[EXERCISE PROMPT]
Quote the entries below from the line with "ty = cd >> 27;" through the line with "key ring is", both ends included, and only those lines.

[DATA FOR ANALYSIS]
@@ -1869,14 +1896,66 @@
   if (!drew) return true;
   if (bits != 0ull) {
     t.w(it.cell, it.e) = wcd;
+#ifdef COTIX_STATS
+    const int at = it.pos + __builtin_ctzll(bits);
+    it.at = at;
+    CXK_STAT(settle[at < 16 ? at : 16], 1);
+#endif
     return false;
   }
   it.pos += G;
+#ifdef COTIX_STATS
+  if (it.cb + it.pos >= it.ce) {
+    it.at = it.ce - it.cb;
+    CXK_STAT(settle[17], 1);
+  }
+#endif
   return it.cb + it.pos < it.ce;
 }
-template <int EW, bool L1 = false>
+template <int EW, int SM>
+CX_DEV bool m_spec(const Ctx& c, Tile<EW> t, MItem& it, int id, const uint32_t* ids, int ksp) {
+  const SceneHdr& sc = c.sh;
+  const uint32_t w = t.u[ksp * EW + id];
+  uint32_t ok = 0u;
+  if (sc.nmw <= 2) {
+    const uint64_t vv = (uint64_t)t.w(c.L.vm, it.e) | (sc.nmw > 1 ? (uint64_t)t.w(c.L.vm + 1, it.e) << 32 : 0ull);
+#pragma unroll
+    for (int m = 0; m < SM; ++m) ok |= (uint32_t)((vv >> ((ids[m >> 2] >> (8 * (m & 3))) & 255u)) & 1ull) << m;
+  } else {
+#pragma unroll
+    for (int m = 0; m < SM; ++m) {
+      const int cid = (int)((ids[m >> 2] >> (8 * (m & 3))) & 255u);
+      ok |= ((t.w(c.L.vm + (cid >> 5), it.e) >> (cid & 31)) & 1u) << m;
+    }
+  }
+  const uint32_t bits = w & ok;
+  const int len = it.ce - it.cb;
+  if (bits != 0u) {
+    t.w(it.cell, it.e) = t.tb[sc.o_cand + it.cb + __builtin_ctz(bits)];
+#ifdef COTIX_STATS
+    it.at = __builtin_ctz(bits);
+    CXK_STAT(settle[it.at], 1);
+#endif
+#ifdef COTIX_EMU_POISON
+    ++g_emu_round0_done;
+#endif
+    return false;
+  }
+  it.pos = len < SM ? len : SM;
+#ifdef COTIX_STATS
+  if (it.pos >= len) {
+    it.at = len;
+    CXK_STAT(settle[17], 1);
+  }
+#endif
+#ifdef COTIX_EMU_POISON
+  if (it.pos >= len) ++g_emu_round0_done;
+#endif
+  return it.pos < len;
+}
+template <int EW, bool L1 = false, int SM = 0>
 CX_DEV void ph_M_fused(const KArgs& a, const Ctx& c, Tile<EW> t, int env0, int lane, int kso, const MConst& mc,
-                       int kl1 = 0, int ko1 = 0) {
+                       int kl1 = 0, int ko1 = 0, int ksp = -1, const MSpecIds<SM>& ms = MSpecIds<SM>{}) {
   const bool two = c.nl * EW > WAVE;
   MItem it0 = mc.it[0], it1 = mc.it[1];
   const bool f0 = m0_active_c<EW>(a, c, t, env0, lane, mc.cm[0]);
@@ -1904,6 +1983,16 @@
     }
   }
 #endif
+  if constexpr (SM > 0) {
+    if (ksp >= 0) {
+      const bool k0 = f0 && m_spec<EW, SM>(c, t, it0, lane, ms.w[0], ksp);
+      pend0 = ballot(k0);
+      if (two) {
+        const bool k1 = f1 && m_spec<EW, SM>(c, t, it1, lane + WAVE, ms.w[1], ksp);
+        pend1 = ballot(k1);
+      }
+    }
+  }
   for (int round = 0; (pend0 | pend1) != 0ull; ++round) {
 #ifdef COTIX_STATS
     if (lane == 0) {
@@ -1938,6 +2027,10 @@
       pend1 = ballot(k1);
     }
   }
+#ifdef COTIX_STATS
+  if (g_settle_hook != nullptr)
+    g_settle_hook(lane, f0 ? it0.at : -1, it0.ce - it0.cb, f1 ? it1.at : -1, it1.ce - it1.cb);
+#endif
 }
 
 CX_DEV cx::Params load_par(const uint32_t* tb, int o) {
@@ -3402,9 +3495,10 @@
     }
   }
 }
-template <int EW, int FNSET, bool PRE, class R, bool AB = false, bool TAPE = false, bool L1 = false>
+template <int EW, int FNSET, bool PRE, class R, bool AB = false, bool TAPE = false, bool L1 = false, int SM = 0>
 CX_DEV void collider_phases(const KArgs& a, const Ctx& c, Tile<EW> t, int env0, const R& run, int slot, int kso,
-                            const MConst& mc, int step = 0, int kl1 = 0, int ko1 = 0) {
+                            const MConst& mc, int step = 0, int kl1 = 0, int ko1 = 0, int ksp = -1,
+                            const MSpecIds<SM>& ms = MSpecIds<SM>{}) {
   if (!AB && !CXK_SKIP(a, 1)) transform_phases<EW, FNSET>(a, c, t, env0, run);
   if ((FNSET & FNS_CONVEX) != 0 && c.sh.poly && (a.stages & COTIX_STAGE_BROADPHASE) && !CXK_SKIP(a, 2)) {
     run(PH_BP0, [&](int l) { ph_BP0<EW>(a, c, t, env0, l); });
@@ -3434,7 +3528,7 @@
     }
   }
   if (!CXK_SKIP(a, 4) && c.nl > 0 && scan_fused<EW>(c)) {
-    run(PH_C1, [&](int l) { ph_M_fused<EW, L1>(a, c, t, env0, l, kso, mc, kl1, ko1); });
+    run(PH_C1, [&](int l) { ph_M_fused<EW, L1, SM>(a, c, t, env0, l, kso, mc, kl1, ko1, ksp, ms); });
   } else if (!CXK_SKIP(a, 4) && c.nl > 0) {
     for (int ch = 0; ch * WAVE < c.nl * EW; ++ch) {
       run(PH_C0, [&](int l) { ph_C0<EW>(a, c, t, env0, l, ch); });
@@ -3543,11 +3637,35 @@
 template <int EW>
 CX_HD int key_l1_ring_words(int nk1) { return 2 * KL1R * 2 * nk1 * EW; }
 template <int EW>
-CX_HD size_t help_l1_lds_bytes(const SceneHdr& s, int wpb, int nk1) {
-  return help_lds_bytes<EW>(s, wpb) + 4 * (size_t)wpb * key_l1_ring_words<EW>(nk1);
+CX_HD int scan_spec_ring_words(const SceneHdr& s) { return 2 * KL1R * (int)s.nl * EW; }
+template <int EW>
+CX_HD size_t help_l1_lds_bytes(const SceneHdr& s, int wpb, int nk1, bool spec = false) {
+  return help_lds_bytes<EW>(s, wpb) +
+         4 * (size_t)wpb * (key_l1_ring_words<EW>(nk1) + (spec ? scan_spec_ring_words<EW>(s) : 0));
 }
 CX_HD int key_l1_barriers(const KArgs& a) {
   return keys_on(a) && a.n_steps > 0 ? (a.n_steps + KL1R - 1) / KL1R : 0;
+}
+#ifndef COTIX_SCAN_M
+#define COTIX_SCAN_M 4
+#endif
+constexpr int SCAN_M = COTIX_SCAN_M;
+static_assert(SCAN_M > 0 && SCAN_M <= SCAN_M_MAX && (SCAN_M & (SCAN_M - 1)) == 0 && WAVE % SCAN_M == 0,
+              "an item's draws are SCAN_M consecutive lanes of one pass");
+template <class H, class = void>
+struct help_spec {
+  static constexpr int value = 0;
+};
+template <class H>
+struct help_spec<H, decltype((void)H::spec)> {
+  static constexpr int value = H::spec;
+};
+template <class H>
+CX_MF int help_spo(const H& h) {
+  if constexpr (help_spec<H>::value > 0)
+    return h.spo;
+  else
+    return 0;
 }
 template <int EW>
 struct KeyL1 {
@@ -3556,7 +3674,39 @@
   int nk1 = 0;
   int s0 = 0;
   int q = 0;
+  int sm = 0;
+  int spo = 0;
 };
+template <int EW>
+CX_DEV void scan_spec_fill(const Ctx& c, Tile<EW> tr, int l1o, int nk1, int spo, int M, int s0, int n, int lane) {
+  using namespace cx;
+  const SceneHdr& sc = c.sh;
+  const bool part = sc.prng != 0;
+  const int NI = c.nl * EW;
+#ifdef COTIX_EMU_POISON
+  for (int w = lane; w < KL1R * NI; w += WAVE) tr.u[(spo + (s0 % (2 * KL1R)) * c.nl) * EW + w] = 0x7FBADBADu;
+  lockstep();
+#endif
+  const int total = n * NI * M;
+  for (int base = 0; base < total; base += WAVE) {
+    const int x = base + lane, m = x % M, id = (x / M) % NI, s = s0 + x / (M * NI);
+    const int l = id / EW, e = id % EW;
+    bool pass = false;
+    if (x < total && m < tr.ti(sc.o_ccnt + l)) {
+      const uint32_t cd = tr.tb[sc.o_cand + tr.ti(sc.o_cbeg + l) + m];
+      const int i1 = cd & 511u, i2 = (cd >> 9) & 511u, ty = cd >> 27;
+      int ko = i2;
+      for (int p = 0; p + 1 < c.nt; ++p) ko += p < ty ? tr.ti(sc.o_tn2 + p) : 0;
+      const int kl1 = l1o + (s % (2 * KL1R)) * 2 * nk1;
+      const key2 k2 = key2{tr.w(kl1 + 2 * ko, e), tr.w(kl1 + 2 * ko + 1, e)};
+      const key2 k = split_at_l(k2, (uint32_t)tr.ti(sc.o_tn1 + ty), (uint32_t)i1, part);
+      pass = bernoulli_l(split_at_l(k, 2u, 0u, part), sc.pc, part);
+    }
+    const uint64_t pm = ballot(pass);
+    if (x < total && m == 0)
+      tr.u[(spo + (s % (2 * KL1R)) * c.nl) * EW + id] = (uint32_t)(pm >> lane) & ((1u << M) - 1u);
+  }
+}
 template <int EW>
 CX_DEV void key_l1_fill(const Ctx& c, Tile<EW> tr, Tile<EW> tk, int l1o, int nk1, int s0, int n, int lane) {
   using namespace cx;
@@ -3610,6 +3760,8 @@
   const int w = h.s0 / KWIN, n = a.n_steps - h.s0 < KL1R ? a.n_steps - h.s0 : KL1R;
   const Tile<EW> tk = (w == 0 || (w & 1)) ? kh.th : kh.tm;
   run(PH_K, [&](int l) { key_l1_fill<EW>(c, kh.tm, tk, h.l1o, h.nk1, h.s0, n, l); });
+  if (h.sm > 0 && h.s0 > 0)
+    run(PH_K, [&](int l) { scan_spec_fill<EW>(c, kh.tm, h.l1o, h.nk1, h.spo, h.sm, h.s0, n, l); });
   h.s0 += KL1R;
 }
 
@@ -3627,6 +3779,8 @@
   constexpr bool L1 = help_l1<H>::value;
   static_assert(!L1 || H::on, "the level-1 key ring is the key helper's");
   const int nk1 = L1 ? key_l1_keys(c.sh, t.tb) : 0, ko1 = L1 && c.nt > 0 ? t.ti(c.sh.o_tn2) : 0;
+  constexpr int SM = help_spec<H>::value;
+  static_assert(SM == 0 || L1, "the speculative draws read the level-1 key ring");
   if (EVAL && a.judge.on) {
     run(PH_J, [&](int l) {
       ph_JB<EW>(a, c, t, env0, l);
@@ -3641,8 +3795,12 @@
   BConst bc;
   if (bconst) run(PH_B, [&](int l) { bc_fetch<EW>(c, t, l, bc); });
   MConst mc;
+  MSpecIds<SM> ms;
   if ((a.stages & COTIX_STAGE_COLLIDER) && c.nl > 0 && scan_fused<EW>(c))
-    run(PH_C1, [&](int l) { mc_fetch<EW>(c, t, l, mc); });
+    run(PH_C1, [&](int l) {
+      mc_fetch<EW>(c, t, l, mc);
+      ms_fetch<EW, SM>(c, t, l, mc, ms);
+    });
   RetRegs rr;
   if (ROLL) run(PH_RET, [&](int l) { ret_fetch<EW>(c, t, l, rr); });
   const bool awin = ROLL && act_window<EW>(a, c);
@@ -3686,6 +3844,7 @@
     const int kso = c.L.kw + (H::on && ((step / KWIN) & 1) ? help.kwalt : 0) + slot * c.L.kww;
     const int kl1 = L1 ? help_l1o(help) + (step % (2 * KL1R)) * 2 * nk1 : 0;
     const bool l1bar = L1 && keys && step % KL1R == 0 && !(slot == 0 && step > 0);
+    const int ksp = SM > 0 && step >= KL1R ? help_spo(help) + (step % (2 * KL1R)) * c.nl : -1;
     if (bconst) {
       run(PH_A, [&](int l) {
         act_next(l, step);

[WORKED SOLUTION]
+      const int i1 = cd & 511u, i2 = (cd >> 9) & 511u, ty = cd >> 27;
+      int ko = i2;
+      for (int p = 0; p + 1 < c.nt; ++p) ko += p < ty ? tr.ti(sc.o_tn2 + p) : 0;
+      const int kl1 = l1o + (s % (2 * KL1R)) * 2 * nk1;
+      const key2 k2 = key2{tr.w(kl1 + 2 * ko, e), tr.w(kl1 + 2 * ko + 1, e)};
+      const key2 k = split_at_l(k2, (uint32_t)tr.ti(sc.o_tn1 + ty), (uint32_t)i1, part);
+      pass = bernoulli_l(split_at_l(k, 2u, 0u, part), sc.pc, part);
+    }
+    const uint64_t pm = ballot(pass);
+    if (x < total && m == 0)
+      tr.u[(spo + (s % (2 * KL1R)) * c.nl) * EW + id] = (uint32_t)(pm >> lane) & ((1u << M) - 1u);
+  }
+}
 template <int EW>
 CX_DEV void key_l1_fill(const Ctx& c, Tile<EW> tr, Tile<EW> tk, int l1o, int nk1, int s0, int n, int lane) {
   using namespace cx;
@@ -3610,6 +3760,8 @@
   const int w = h.s0 / KWIN, n = a.n_steps - h.s0 < KL1R ? a.n_steps - h.s0 : KL1R;
   const Tile<EW> tk = (w == 0 || (w & 1)) ? kh.th : kh.tm;
   run(PH_K, [&](int l) { key_l1_fill<EW>(c, kh.tm, tk, h.l1o, h.nk1, h.s0, n, l); });
+  if (h.sm > 0 && h.s0 > 0)
+    run(PH_K, [&](int l) { scan_spec_fill<EW>(c, kh.tm, h.l1o, h.nk1, h.spo, h.sm, h.s0, n, l); });
   h.s0 += KL1R;
 }
 
@@ -3627,6 +3779,8 @@
   constexpr bool L1 = help_l1<H>::value;
   static_assert(!L1 || H::on, "the level-1 key ring is the key helper's");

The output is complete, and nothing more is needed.